Formed us up at 3am, yawning, lazy hands warm in forbidden pockets.  Sat us all down with a shitload of doughnuts and told us we could come up north with him, or not; That all the normal garrison bullshit and secret squirrel deployments were over, the paychecks were gonna stop coming, and we could either bug out now and maybe stick together, or go down the hole with the top brass and the policy wonks, live like a bunch of scared fucking rabbits while everything we were supposed to stand for just collapsed into a big steaming pile.
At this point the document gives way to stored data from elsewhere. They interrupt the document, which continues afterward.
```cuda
int moments_tf32(const ColumnLayout& L, const void* const* views, const int64_t* lds, int64_t n_rows, int mode,
                 double* moments_out, void* ws, size_t ws_bytes, cudaStream_t stream) {
  CCAB_CHECK_ARG(n_rows >= 1 && n_rows < (int64_t)1 << 31, "n_rows out of range");
  for (int v = 0; v < L.n_views; ++v)
    CCAB_CHECK_ARG((reinterpret_cast<uintptr_t>(views[v]) & 15) == 0 && lds[v] % 4 == 0,
                   "TF32 moments need 16-byte aligned views and lds %% 4 == 0 (view %d: ld %lld)", v,
                   (long long)lds[v]);
  {
    int dev = 0;
    CCAB_CUDA(cudaGetDevice(&dev));
    CCAB_CUDA(cudaSetDevice(dev));
  }
  WgParams prm;
  memset(&prm, 0, sizeof(prm));
  for (int v = 0; v < L.n_views; ++v) {
    int rc = encode_view_map(&prm.map[v], views[v], n_rows, L.dims[v], lds[v]);
    if (rc) return rc;
  }
  int b = 0;
  for (int v = 0; v < L.n_views; ++v)
    for (int c = 0; c < L.dims[v]; c += kBlk, ++b) {
      prm.blk_view[b] = (uint8_t)v;
      prm.blk_col0[b] = c;
    }
  const int64_t cap = tc_rows_cap(L, mode);
  if (n_rows <= cap) return moments_tf32_pass(L, prm, 0, n_rows, mode, moments_out, ws, ws_bytes, stream, 0);
  const int64_t npass = ceil_div(n_rows, cap);
  const int64_t per = std::min(cap, ceil_div(ceil_div(n_rows, npass), 2048) * 2048);
  int pass = 0;
  for (int64_t r0 = 0; r0 < n_rows; r0 += per, ++pass) {
    int rc = moments_tf32_pass(L, prm, r0, std::min(per, n_rows - r0), mode, moments_out, ws, ws_bytes, stream,
                               pass > 0);
    if (rc) return rc;
  }
  return 0;
}

namespace {
int moments_tf32_pass(const ColumnLayout& L, WgParams& prm, int64_t row_base, int64_t n_rows, int mode,
                      double* moments_out, void* ws, size_t ws_bytes, cudaStream_t stream, int accumulate) {
  TcPlan P = plan_tc(L, n_rows, mode);
  const size_t need = align256(P.partial_bytes) + align256(P.sum_bytes) + 256;
  CCAB_CHECK_ARG(ws_bytes >= need, "workspace too small: %zu < %zu", ws_bytes, need);
  uint8_t* w = reinterpret_cast<uint8_t*>((reinterpret_cast<uintptr_t>(ws) + 255) & ~uintptr_t(255));
  float* d_partial = reinterpret_cast<float*>(w);
  float* d_partial_sum = reinterpret_cast<float*>(w + align256(P.partial_bytes));

  prm.partial = d_partial;
  prm.partial_sum = d_partial_sum;
  prm.n_rows = n_rows;
  prm.rows_per_split = (int64_t)P.chunks_per_split * kWgKC;
  prm.row_base = row_base;
  prm.nblocks = L.nblocks;
  prm.Dp = L.Dp;
  dim3 grid(P.ntiles, P.num_splits);
  if (g_prof_on) cudaEventRecord(g_prof_e0, stream);
  if (mode != 0) {
    CCAB_CUDA(cudaFuncSetAttribute(moments_wgmma_kernel<true>, cudaFuncAttributeMaxDynamicSharedMemorySize,
                                   WgCfg<true>::kSmem));
    moments_wgmma_kernel<true><<<grid, kWgThreads, WgCfg<true>::kSmem, stream>>>(prm);
  } else {
    CCAB_CUDA(cudaFuncSetAttribute(moments_wgmma_kernel<false>, cudaFuncAttributeMaxDynamicSharedMemorySize,
                                   WgCfg<false>::kSmem));
    moments_wgmma_kernel<false><<<grid, kWgThreads, WgCfg<false>::kSmem, stream>>>(prm);
  }
  count_launches(1);
  CCAB_CUDA(cudaGetLastError());
  if (g_prof_on) {
    cudaEventRecord(g_prof_e1, stream);
    g_prof_valid = true;
  }

  const size_t total = (size_t)L.Dp * L.Dp + L.Dp;
  int rblocks = (int)std::min<size_t>((total + 255) / 256, (size_t)sm_count() * 8);
  reduce_partials_kernel<float><<<rblocks, 256, 0, stream>>>(d_partial, d_partial_sum, P.num_splits, L.Dp, L.Dp,
                                                            kBlk, moments_out, accumulate); count_launches(1);
  CCAB_CUDA(cudaGetLastError());
  return 0;
}
}

template <typename T>
int moments_simt(const ColumnLayout& L, const void* const* views, const int64_t* lds, int64_t n_rows,
                 double* moments_out, void* ws, size_t ws_bytes, cudaStream_t stream) {
  CCAB_CHECK_ARG(n_rows >= 1, "n_rows must be positive");
  SimtPlan P = plan_simt(L, n_rows);
  const size_t pb = align256((size_t)P.num_splits * L.Dp * L.Dp * sizeof(T));
  const size_t sb = align256((size_t)P.num_splits * L.Dp * sizeof(T));
  CCAB_CHECK_ARG(ws_bytes >= pb + sb, "workspace too small: %zu < %zu", ws_bytes, pb + sb);
  uint8_t* w = static_cast<uint8_t*>(ws);
  SimtParams prm;
  memset(&prm, 0, sizeof(prm));
  for (int v = 0; v < L.n_views; ++v) {
    prm.view_ptr[v] = views[v];
    prm.view_ld[v] = lds[v];
    prm.view_dim[v] = L.dims[v];
  }
  for (int v = 0; v <= L.n_views; ++v) prm.view_poff[v] = L.poff[v];
  prm.n_views = L.n_views;
  prm.n_rows = n_rows;
  prm.rows_per_split = P.rows_per_split;
  prm.nb64 = P.nb64;
  prm.Dp = L.Dp;
  prm.partial = w;
  prm.partial_sum = w + pb;
  dim3 grid(P.ntiles, P.num_splits);
  if constexpr (std::is_same<T, double>::value)
    moments_dmma_kernel<<<grid, 256, 0, stream>>>(prm);
  else
    moments_simt_kernel<T><<<grid, 256, 0, stream>>>(prm);
  count_launches(1);
  CCAB_CUDA(cudaGetLastError());
  const size_t total = (size_t)L.Dp * L.Dp + L.Dp;
  int rblocks = (int)std::min<size_t>((total + 255) / 256, (size_t)sm_count() * 8);
  reduce_partials_kernel<T><<<rblocks, 256, 0, stream>>>(static_cast<const T*>(prm.partial),
                                                        static_cast<const T*>(prm.partial_sum), P.num_splits,
                                                        L.Dp, L.Dp, 64, moments_out); count_launches(1);
  CCAB_CUDA(cudaGetLastError());
  return 0;
}

template int moments_simt<float>(const ColumnLayout&, const void* const*, const int64_t*, int64_t, double*, void*,
                                 size_t, cudaStream_t);
template int moments_simt<double>(const ColumnLayout&, const void* const*, const int64_t*, int64_t, double*, void*,
                                  size_t, cudaStream_t);

__global__ void pack_moments_kernel(const double* __restrict__ mom, int nblocks, int Dp, double n_local,
                                    double* __restrict__ packed) {
  const int nt = nblocks * (nblocks + 1) / 2;
  const int t = blockIdx.x;
  if (t < nt) {
    int bi = 0, rem = t, rowlen = nblocks;
    while (rem >= rowlen) { rem -= rowlen; ++bi; --rowlen; }
    const int bj = bi + rem;
    const double* src = mom + (size_t)bi * kBlk * Dp + (size_t)bj * kBlk;
    double* dst = packed + (size_t)t * kBlk * kBlk;
    for (int e = threadIdx.x; e < kBlk * kBlk; e += blockDim.x) dst[e] = src[(size_t)(e / kBlk) * Dp + (e % kBlk)];
  } else {
    double* dst = packed + (size_t)nt * kBlk * kBlk;
    const double* s = mom + (size_t)Dp * Dp;
    for (int e = threadIdx.x; e < Dp; e += blockDim.x) dst[e] = s[e];
    if (threadIdx.x == 0) { dst[Dp] = n_local; dst[Dp + 1] = 0.0; }
  }
}

__global__ void unpack_moments_kernel(const double* __restrict__ packed, int nblocks, int Dp, double* __restrict__ mom) {
  const int nt = nblocks * (nblocks + 1) / 2;
  const int bi = blockIdx.y, bj = blockIdx.x;
  if (bi < nblocks) {
    double* dst = mom + (size_t)bi * kBlk * Dp + (size_t)bj * kBlk;
    if (bj >= bi) {
      const int t = bi * nblocks - bi * (bi - 1) / 2 + (bj - bi);
      const double* src = packed + (size_t)t * kBlk * kBlk;
      for (int e = threadIdx.x; e < kBlk * kBlk; e += blockDim.x) dst[(size_t)(e / kBlk) * Dp + (e % kBlk)] = src[e];
    } else {
      for (int e = threadIdx.x; e < kBlk * kBlk; e += blockDim.x) dst[(size_t)(e / kBlk) * Dp + (e % kBlk)] = 0.0;
    }
  } else if (bj == 0) {
    const double* src = packed + (size_t)nt * kBlk * kBlk;
    double* s = mom + (size_t)Dp * Dp;
    for (int e = threadIdx.x; e < Dp; e += blockDim.x) s[e] = src[e];
  }
}

__device__ __forceinline__ double multimem_ld_reduce_add_f64(const double* mc_addr) {
  double v;
  asm volatile("multimem.ld_reduce.relaxed.sys.global.add.f64 %0, [%1];" : "=d"(v) : "l"(mc_addr) : "memory");
  return v;
}
__device__ __forceinline__ void multimem_st_f64(double* mc_addr, double v) {
  asm volatile("multimem.st.relaxed.sys.global.f64 [%0], %1;" ::"l"(mc_addr), "d"(v) : "memory");
}
__device__ __forceinline__ void st_release_sys_u32(uint32_t* p, uint32_t v) {
  asm volatile("st.release.sys.global.u32 [%0], %1;" ::"l"(p), "r"(v) : "memory");
}
__device__ __forceinline__ uint32_t ld_acquire_sys_u32(const uint32_t* p) {
  uint32_t v;
  asm volatile("ld.acquire.sys.global.u32 %0, [%1];" : "=r"(v) : "l"(p) : "memory");
  return v;
}

struct ExchangeParams {
  double* mom;
  double* sym;
  double* mc;
  uint32_t* const* pads;
  double* n_total_out;
  double n_local;
  long long packed;
  long long chunk;
  int rank, world, nblocks, Dp;
  unsigned epoch;
};

__device__ __forceinline__ const double* packed_src(const ExchangeParams& p, long long e, int nt) {
  const long long blk = e / (kBlk * kBlk);
  if (blk < nt) {
    int bi = 0, rem = (int)blk, rowlen = p.nblocks;
    while (rem >= rowlen) { rem -= rowlen; ++bi; --rowlen; }
    const int bj = bi + rem;
    const int off = (int)(e - blk * (kBlk * kBlk));
    return p.mom + ((size_t)bi * kBlk + off / kBlk) * p.Dp + (size_t)bj * kBlk + (off % kBlk);
  }
  const long long t = e - (long long)nt * kBlk * kBlk;
  return t < p.Dp ? p.mom + (size_t)p.Dp * p.Dp + t : nullptr;
}

__device__ __forceinline__ void exchange_barrier(const ExchangeParams& p, unsigned value) {
  __threadfence_system();
  __syncthreads();
  if ((int)threadIdx.x < p.world)
    st_release_sys_u32(p.pads[threadIdx.x] + (size_t)blockIdx.x * p.world + p.rank, value);
  if ((int)threadIdx.x < p.world) {
    const uint32_t* slot = p.pads[p.rank] + (size_t)blockIdx.x * p.world + threadIdx.x;
    unsigned spins = 0;
    while ((int)(ld_acquire_sys_u32(slot) - value) < 0) {
      if (++spins > (1u << 26)) {
        printf("ccab: exchange barrier timed out (rank %d cta %d peer %d)\n", p.rank, blockIdx.x, threadIdx.x);
        __trap();
      }
    }
  }
  __syncthreads();
}

__global__ void __launch_bounds__(512) exchange_nvls_kernel(const ExchangeParams p) {
  const int nt = p.nblocks * (p.nblocks + 1) / 2;
  const long long sub = (p.chunk + gridDim.x - 1) / gridDim.x;
  const long long r0 = (long long)blockIdx.x * sub;
  const long long r1 = r0 + sub < p.chunk ? r0 + sub : p.chunk;
  for (int rho = 0; rho < p.world; ++rho) {
    const long long base = (long long)rho * p.chunk;
    for (long long i = r0 + threadIdx.x; i < r1; i += blockDim.x) {
      const long long e = base + i;
      double v = 0.0;
      if (e < p.packed) {
        const double* src = packed_src(p, e, nt);
        v = src ? *src : (e == (long long)nt * kBlk * kBlk + p.Dp ? p.n_local : 0.0);
      }
      p.sym[e] = v;
    }
  }
  exchange_barrier(p, p.epoch);
  {
    const long long base = (long long)p.rank * p.chunk;
    for (long long i = r0 + threadIdx.x; i < r1; i += blockDim.x) {
      const double v = multimem_ld_reduce_add_f64(p.mc + base + i);
      multimem_st_f64(p.mc + base + i, v);
    }
  }
  exchange_barrier(p, p.epoch + 1);
  for (int rho = 0; rho < p.world; ++rho) {
    const long long base = (long long)rho * p.chunk;
    for (long long i = r0 + threadIdx.x; i < r1; i += blockDim.x) {
      const long long e = base + i;
      if (e >= p.packed) continue;
      const double v = p.sym[e];
      const double* dst = packed_src(p, e, nt);
      if (dst) *const_cast<double*>(dst) = v;
      else if (e == (long long)nt * kBlk * kBlk + p.Dp && p.n_total_out) *p.n_total_out = v;
    }
  }
}

int moments_exchange_nvls(const ColumnLayout& L, double* mom, double n_local, double* sym_local, double* sym_multicast,
                          void* const* pads_dev, int rank, int world, int pad_slots, int64_t sym_doubles,
                          unsigned epoch, double* n_total_out, cudaStream_t stream) {
  CCAB_CHECK_ARG(world >= 2 && world <= 64 && rank >= 0 && rank < world, "bad rank / world %d / %d", rank, world);
  CCAB_CHECK_ARG(mom && sym_local && sym_multicast && pads_dev, "null pointer argument");
  ExchangeParams p;
  memset(&p, 0, sizeof(p));
  p.mom = mom; p.sym = sym_local; p.mc = sym_multicast;
  p.pads = reinterpret_cast<uint32_t* const*>(pads_dev);
  p.n_total_out = n_total_out; p.n_local = n_local;
  p.packed = moments_packed_size(L);
  p.chunk = ceil_div(ceil_div(p.packed, world), 2) * 2;
  CCAB_CHECK_ARG(sym_doubles >= p.chunk * world, "symmetric buffer too small: %lld < %lld doubles", (long long)sym_doubles,
                 (long long)(p.chunk * world));
  p.rank = rank; p.world = world; p.nblocks = L.nblocks; p.Dp = L.Dp; p.epoch = epoch;
  int grid = std::min(64, pad_slots / world);
  CCAB_CHECK_ARG(grid >= 1, "signal pad too small for %d ranks", world);
  grid = (int)std::min<int64_t>(grid, std::max<int64_t>(1, p.chunk / 512));
  exchange_nvls_kernel<<<grid, 512, 0, stream>>>(p);
  count_launches(1);
  CCAB_CUDA(cudaGetLastError());
  return 0;
}

template <typename T>
// ... 157 lines not shown
```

Hell of a speech, he said it better than I can remember it; Must’ve been reading his Carroll or something.  Somehow, he knew about what was coming, because too much of it actually happened.  Rumors and superstition, maybe.  Or maybe he was just grief-crazy and we were brainwashed suckers.  But he called a lot of it.

About half of us went with him, after some pretty surreal Q&A.  Everybody else just went back in the barracks and hit the sack.  Nobody called the MP’s, far as I know; no panicky tweets about mass desertion and stolen equipment.  Nobody even said the magic word, AWOL, just eyes open and deuces and complicated handshakes with sticky fingers.  Maybe they just thought he was wrong about the paychecks.  Dunno.

He was right though… Normal was definitely over.  Haven’t seen a doughnut in years.